Required action. When a line of the listing below has the string "MapParams" in it, copy that line.

************

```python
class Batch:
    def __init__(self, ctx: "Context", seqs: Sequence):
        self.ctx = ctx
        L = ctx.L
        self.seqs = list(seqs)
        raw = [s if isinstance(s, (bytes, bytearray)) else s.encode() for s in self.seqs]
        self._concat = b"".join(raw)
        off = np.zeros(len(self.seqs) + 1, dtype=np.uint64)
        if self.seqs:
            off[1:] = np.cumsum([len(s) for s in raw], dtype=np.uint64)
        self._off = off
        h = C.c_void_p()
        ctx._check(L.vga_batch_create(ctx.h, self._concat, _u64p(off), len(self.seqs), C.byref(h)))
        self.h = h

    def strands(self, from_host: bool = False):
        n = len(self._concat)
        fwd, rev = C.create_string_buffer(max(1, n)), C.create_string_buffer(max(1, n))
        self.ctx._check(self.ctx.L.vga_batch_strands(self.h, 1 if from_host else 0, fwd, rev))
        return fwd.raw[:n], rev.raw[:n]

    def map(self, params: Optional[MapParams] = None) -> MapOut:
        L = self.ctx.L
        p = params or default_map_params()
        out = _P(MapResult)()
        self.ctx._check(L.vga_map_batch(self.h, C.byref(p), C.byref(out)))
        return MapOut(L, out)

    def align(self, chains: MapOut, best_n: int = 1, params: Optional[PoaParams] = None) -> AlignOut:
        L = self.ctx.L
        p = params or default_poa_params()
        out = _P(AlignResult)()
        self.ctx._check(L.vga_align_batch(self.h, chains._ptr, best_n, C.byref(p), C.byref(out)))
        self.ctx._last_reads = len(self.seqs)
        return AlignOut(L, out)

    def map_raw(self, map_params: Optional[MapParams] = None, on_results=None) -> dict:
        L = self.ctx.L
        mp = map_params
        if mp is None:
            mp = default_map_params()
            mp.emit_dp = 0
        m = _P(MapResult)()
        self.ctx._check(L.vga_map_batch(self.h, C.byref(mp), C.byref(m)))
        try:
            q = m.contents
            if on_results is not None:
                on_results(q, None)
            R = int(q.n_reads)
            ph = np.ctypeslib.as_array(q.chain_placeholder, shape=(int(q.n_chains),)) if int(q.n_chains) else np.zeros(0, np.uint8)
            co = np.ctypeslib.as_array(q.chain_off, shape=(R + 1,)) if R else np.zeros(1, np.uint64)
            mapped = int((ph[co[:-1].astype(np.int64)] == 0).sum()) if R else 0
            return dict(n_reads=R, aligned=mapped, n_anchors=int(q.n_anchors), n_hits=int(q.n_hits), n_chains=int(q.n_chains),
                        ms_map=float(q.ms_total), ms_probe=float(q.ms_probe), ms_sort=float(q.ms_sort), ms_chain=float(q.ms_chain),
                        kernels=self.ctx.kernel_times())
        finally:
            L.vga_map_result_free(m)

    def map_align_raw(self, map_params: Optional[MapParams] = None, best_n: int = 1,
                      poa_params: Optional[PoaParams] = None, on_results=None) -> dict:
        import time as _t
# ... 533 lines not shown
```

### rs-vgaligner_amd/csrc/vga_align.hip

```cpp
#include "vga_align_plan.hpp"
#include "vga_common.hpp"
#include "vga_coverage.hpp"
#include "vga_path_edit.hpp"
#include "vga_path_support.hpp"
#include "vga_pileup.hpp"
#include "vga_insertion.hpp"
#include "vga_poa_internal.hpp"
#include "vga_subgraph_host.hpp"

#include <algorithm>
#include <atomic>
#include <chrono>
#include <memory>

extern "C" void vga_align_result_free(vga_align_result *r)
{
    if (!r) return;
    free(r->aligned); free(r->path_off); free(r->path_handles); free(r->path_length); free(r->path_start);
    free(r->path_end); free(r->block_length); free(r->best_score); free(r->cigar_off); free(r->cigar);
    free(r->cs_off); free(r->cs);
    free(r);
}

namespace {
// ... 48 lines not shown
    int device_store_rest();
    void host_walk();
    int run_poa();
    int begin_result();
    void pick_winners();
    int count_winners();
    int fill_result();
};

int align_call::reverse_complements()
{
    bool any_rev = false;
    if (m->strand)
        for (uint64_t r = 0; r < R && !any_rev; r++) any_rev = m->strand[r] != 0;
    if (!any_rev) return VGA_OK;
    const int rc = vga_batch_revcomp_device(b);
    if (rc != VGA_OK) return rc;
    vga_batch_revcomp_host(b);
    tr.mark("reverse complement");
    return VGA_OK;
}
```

************

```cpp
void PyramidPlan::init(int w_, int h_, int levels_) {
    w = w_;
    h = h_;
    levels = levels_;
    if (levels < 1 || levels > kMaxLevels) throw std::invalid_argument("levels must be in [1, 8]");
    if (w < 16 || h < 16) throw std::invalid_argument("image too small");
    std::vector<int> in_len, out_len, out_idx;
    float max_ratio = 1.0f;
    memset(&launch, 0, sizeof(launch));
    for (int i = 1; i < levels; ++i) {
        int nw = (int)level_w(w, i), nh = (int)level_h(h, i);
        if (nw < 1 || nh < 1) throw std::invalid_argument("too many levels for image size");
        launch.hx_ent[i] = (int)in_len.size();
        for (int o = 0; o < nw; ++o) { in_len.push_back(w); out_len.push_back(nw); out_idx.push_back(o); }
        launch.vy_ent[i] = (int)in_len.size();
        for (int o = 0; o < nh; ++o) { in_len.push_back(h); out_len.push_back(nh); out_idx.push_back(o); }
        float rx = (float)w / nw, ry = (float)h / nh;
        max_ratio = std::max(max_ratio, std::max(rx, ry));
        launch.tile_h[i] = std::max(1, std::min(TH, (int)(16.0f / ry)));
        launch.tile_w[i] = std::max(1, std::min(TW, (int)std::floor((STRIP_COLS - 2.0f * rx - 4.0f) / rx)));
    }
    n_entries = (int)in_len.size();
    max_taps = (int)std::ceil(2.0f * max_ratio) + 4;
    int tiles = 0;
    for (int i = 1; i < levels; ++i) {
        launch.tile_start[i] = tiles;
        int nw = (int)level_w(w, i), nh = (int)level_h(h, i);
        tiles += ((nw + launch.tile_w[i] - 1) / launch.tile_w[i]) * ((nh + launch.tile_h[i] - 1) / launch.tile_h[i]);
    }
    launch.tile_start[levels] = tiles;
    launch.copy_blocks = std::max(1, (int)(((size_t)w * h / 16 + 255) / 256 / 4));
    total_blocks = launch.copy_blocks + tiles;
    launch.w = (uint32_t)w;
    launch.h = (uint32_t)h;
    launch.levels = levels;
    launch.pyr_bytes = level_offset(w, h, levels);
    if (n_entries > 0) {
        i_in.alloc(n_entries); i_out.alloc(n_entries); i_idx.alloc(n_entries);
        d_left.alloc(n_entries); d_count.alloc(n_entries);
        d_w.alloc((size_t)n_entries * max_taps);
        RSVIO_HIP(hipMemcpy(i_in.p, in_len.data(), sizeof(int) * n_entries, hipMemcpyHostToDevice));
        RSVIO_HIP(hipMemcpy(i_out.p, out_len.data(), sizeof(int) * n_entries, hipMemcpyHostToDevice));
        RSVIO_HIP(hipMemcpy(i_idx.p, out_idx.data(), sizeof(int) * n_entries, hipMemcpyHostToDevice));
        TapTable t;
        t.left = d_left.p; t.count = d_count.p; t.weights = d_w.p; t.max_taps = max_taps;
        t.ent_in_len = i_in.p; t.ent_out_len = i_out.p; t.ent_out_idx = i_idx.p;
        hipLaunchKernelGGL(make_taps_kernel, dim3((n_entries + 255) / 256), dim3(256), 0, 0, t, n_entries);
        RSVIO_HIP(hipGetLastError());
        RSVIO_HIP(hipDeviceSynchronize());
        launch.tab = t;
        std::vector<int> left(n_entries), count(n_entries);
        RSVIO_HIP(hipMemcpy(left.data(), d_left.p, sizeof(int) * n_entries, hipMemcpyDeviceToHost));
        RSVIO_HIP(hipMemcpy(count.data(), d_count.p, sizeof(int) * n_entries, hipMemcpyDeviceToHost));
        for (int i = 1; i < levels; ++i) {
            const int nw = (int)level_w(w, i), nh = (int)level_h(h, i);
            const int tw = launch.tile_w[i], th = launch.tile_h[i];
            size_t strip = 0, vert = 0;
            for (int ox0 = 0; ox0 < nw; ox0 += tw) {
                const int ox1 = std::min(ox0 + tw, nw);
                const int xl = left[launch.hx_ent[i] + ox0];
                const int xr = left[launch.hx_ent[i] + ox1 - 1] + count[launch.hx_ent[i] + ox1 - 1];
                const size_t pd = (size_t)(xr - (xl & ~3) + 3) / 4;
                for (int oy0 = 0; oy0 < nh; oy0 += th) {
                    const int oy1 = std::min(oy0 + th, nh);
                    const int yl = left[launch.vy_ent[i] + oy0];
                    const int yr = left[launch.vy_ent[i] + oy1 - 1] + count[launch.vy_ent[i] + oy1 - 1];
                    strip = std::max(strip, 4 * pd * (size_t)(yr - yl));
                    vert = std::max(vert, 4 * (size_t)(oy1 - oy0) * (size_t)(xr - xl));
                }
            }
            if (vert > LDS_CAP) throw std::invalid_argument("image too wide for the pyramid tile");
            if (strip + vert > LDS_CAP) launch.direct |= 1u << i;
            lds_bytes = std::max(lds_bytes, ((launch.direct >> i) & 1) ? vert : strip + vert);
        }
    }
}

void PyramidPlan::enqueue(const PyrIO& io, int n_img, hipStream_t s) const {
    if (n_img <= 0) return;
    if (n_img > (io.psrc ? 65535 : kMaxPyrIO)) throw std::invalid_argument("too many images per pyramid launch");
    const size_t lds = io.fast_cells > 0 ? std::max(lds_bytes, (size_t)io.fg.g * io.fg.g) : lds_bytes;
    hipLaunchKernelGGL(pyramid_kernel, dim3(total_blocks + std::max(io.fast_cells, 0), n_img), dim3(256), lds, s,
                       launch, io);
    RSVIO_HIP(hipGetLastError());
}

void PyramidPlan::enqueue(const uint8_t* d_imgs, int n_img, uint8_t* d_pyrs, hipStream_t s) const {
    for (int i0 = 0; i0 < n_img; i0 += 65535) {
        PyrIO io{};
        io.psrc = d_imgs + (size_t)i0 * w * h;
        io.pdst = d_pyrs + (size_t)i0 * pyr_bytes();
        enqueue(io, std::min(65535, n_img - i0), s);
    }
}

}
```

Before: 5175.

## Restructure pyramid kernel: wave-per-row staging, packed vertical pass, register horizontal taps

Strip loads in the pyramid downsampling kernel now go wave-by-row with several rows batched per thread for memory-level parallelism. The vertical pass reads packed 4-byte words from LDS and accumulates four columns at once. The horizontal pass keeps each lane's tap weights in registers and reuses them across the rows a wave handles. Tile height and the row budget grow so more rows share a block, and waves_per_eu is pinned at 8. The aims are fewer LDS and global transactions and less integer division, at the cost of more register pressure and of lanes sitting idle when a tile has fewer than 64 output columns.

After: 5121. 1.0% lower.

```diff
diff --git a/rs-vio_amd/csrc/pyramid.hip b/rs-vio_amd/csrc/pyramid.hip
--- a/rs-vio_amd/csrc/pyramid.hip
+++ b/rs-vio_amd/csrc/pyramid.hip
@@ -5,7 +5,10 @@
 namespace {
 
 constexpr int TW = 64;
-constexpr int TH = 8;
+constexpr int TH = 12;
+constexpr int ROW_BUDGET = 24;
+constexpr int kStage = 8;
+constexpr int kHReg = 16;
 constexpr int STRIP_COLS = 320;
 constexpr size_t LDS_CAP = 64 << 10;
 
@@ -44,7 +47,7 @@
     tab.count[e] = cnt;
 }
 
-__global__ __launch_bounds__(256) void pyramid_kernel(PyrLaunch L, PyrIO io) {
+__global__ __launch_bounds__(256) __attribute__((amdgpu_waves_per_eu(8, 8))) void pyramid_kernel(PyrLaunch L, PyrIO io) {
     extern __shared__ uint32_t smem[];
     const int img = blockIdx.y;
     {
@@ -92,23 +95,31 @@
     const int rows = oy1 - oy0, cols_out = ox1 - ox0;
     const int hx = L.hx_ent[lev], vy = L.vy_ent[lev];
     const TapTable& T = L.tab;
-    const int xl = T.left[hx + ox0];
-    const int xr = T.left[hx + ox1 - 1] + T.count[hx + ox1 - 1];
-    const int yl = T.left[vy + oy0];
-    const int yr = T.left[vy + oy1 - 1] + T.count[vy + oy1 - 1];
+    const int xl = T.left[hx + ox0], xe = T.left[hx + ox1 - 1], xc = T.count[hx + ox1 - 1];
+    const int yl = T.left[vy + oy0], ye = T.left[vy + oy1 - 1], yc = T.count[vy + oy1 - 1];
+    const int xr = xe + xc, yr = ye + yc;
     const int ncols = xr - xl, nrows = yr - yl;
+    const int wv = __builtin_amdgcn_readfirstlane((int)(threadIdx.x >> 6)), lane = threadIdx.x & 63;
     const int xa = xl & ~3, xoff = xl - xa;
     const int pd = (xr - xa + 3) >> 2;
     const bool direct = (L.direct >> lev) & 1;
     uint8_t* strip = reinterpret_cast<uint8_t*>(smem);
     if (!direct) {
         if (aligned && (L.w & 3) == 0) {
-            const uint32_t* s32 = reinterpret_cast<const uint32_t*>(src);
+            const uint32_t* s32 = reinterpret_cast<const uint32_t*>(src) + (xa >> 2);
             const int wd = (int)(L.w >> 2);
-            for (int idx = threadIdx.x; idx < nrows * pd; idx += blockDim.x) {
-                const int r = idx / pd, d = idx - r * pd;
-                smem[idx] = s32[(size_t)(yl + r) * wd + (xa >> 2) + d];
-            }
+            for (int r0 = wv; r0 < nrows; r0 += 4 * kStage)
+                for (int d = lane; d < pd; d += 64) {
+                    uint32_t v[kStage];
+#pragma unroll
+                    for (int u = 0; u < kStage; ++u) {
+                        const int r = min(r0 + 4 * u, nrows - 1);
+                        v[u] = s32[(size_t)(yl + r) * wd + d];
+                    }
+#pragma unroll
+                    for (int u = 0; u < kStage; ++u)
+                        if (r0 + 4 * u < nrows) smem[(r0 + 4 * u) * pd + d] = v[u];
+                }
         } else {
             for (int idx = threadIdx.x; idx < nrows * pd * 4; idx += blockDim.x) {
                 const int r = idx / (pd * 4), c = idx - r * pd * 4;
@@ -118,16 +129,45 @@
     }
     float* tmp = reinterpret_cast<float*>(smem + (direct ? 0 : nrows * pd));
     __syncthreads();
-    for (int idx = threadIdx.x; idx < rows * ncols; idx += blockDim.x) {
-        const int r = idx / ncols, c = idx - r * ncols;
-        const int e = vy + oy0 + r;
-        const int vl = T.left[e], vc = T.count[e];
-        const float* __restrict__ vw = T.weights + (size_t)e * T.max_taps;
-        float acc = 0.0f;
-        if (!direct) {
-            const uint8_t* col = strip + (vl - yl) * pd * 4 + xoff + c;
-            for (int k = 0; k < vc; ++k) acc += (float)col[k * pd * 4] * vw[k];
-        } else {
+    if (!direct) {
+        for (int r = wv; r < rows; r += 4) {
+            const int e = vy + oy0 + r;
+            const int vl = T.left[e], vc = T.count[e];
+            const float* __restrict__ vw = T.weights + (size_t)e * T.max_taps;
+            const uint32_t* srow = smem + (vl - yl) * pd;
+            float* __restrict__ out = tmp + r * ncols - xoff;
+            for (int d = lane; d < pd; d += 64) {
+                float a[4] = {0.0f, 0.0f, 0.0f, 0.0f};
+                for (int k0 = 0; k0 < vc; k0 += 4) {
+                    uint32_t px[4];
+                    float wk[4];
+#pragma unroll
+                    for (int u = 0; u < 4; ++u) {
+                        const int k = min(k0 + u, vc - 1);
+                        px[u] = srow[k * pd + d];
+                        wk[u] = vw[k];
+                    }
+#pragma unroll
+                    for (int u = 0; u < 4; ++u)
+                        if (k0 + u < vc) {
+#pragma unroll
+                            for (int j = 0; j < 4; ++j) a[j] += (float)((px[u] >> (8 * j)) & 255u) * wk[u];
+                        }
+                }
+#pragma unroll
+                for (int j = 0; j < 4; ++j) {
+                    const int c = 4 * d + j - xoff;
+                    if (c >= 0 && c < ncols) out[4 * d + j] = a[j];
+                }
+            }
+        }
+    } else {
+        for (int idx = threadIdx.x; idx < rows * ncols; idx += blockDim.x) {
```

************

Answer box.
    def map(self, params: Optional[MapParams] = None) -> MapOut:
    def map_raw(self, map_params: Optional[MapParams] = None, on_results=None) -> dict:
    def map_align_raw(self, map_params: Optional[MapParams] = None, best_n: int = 1,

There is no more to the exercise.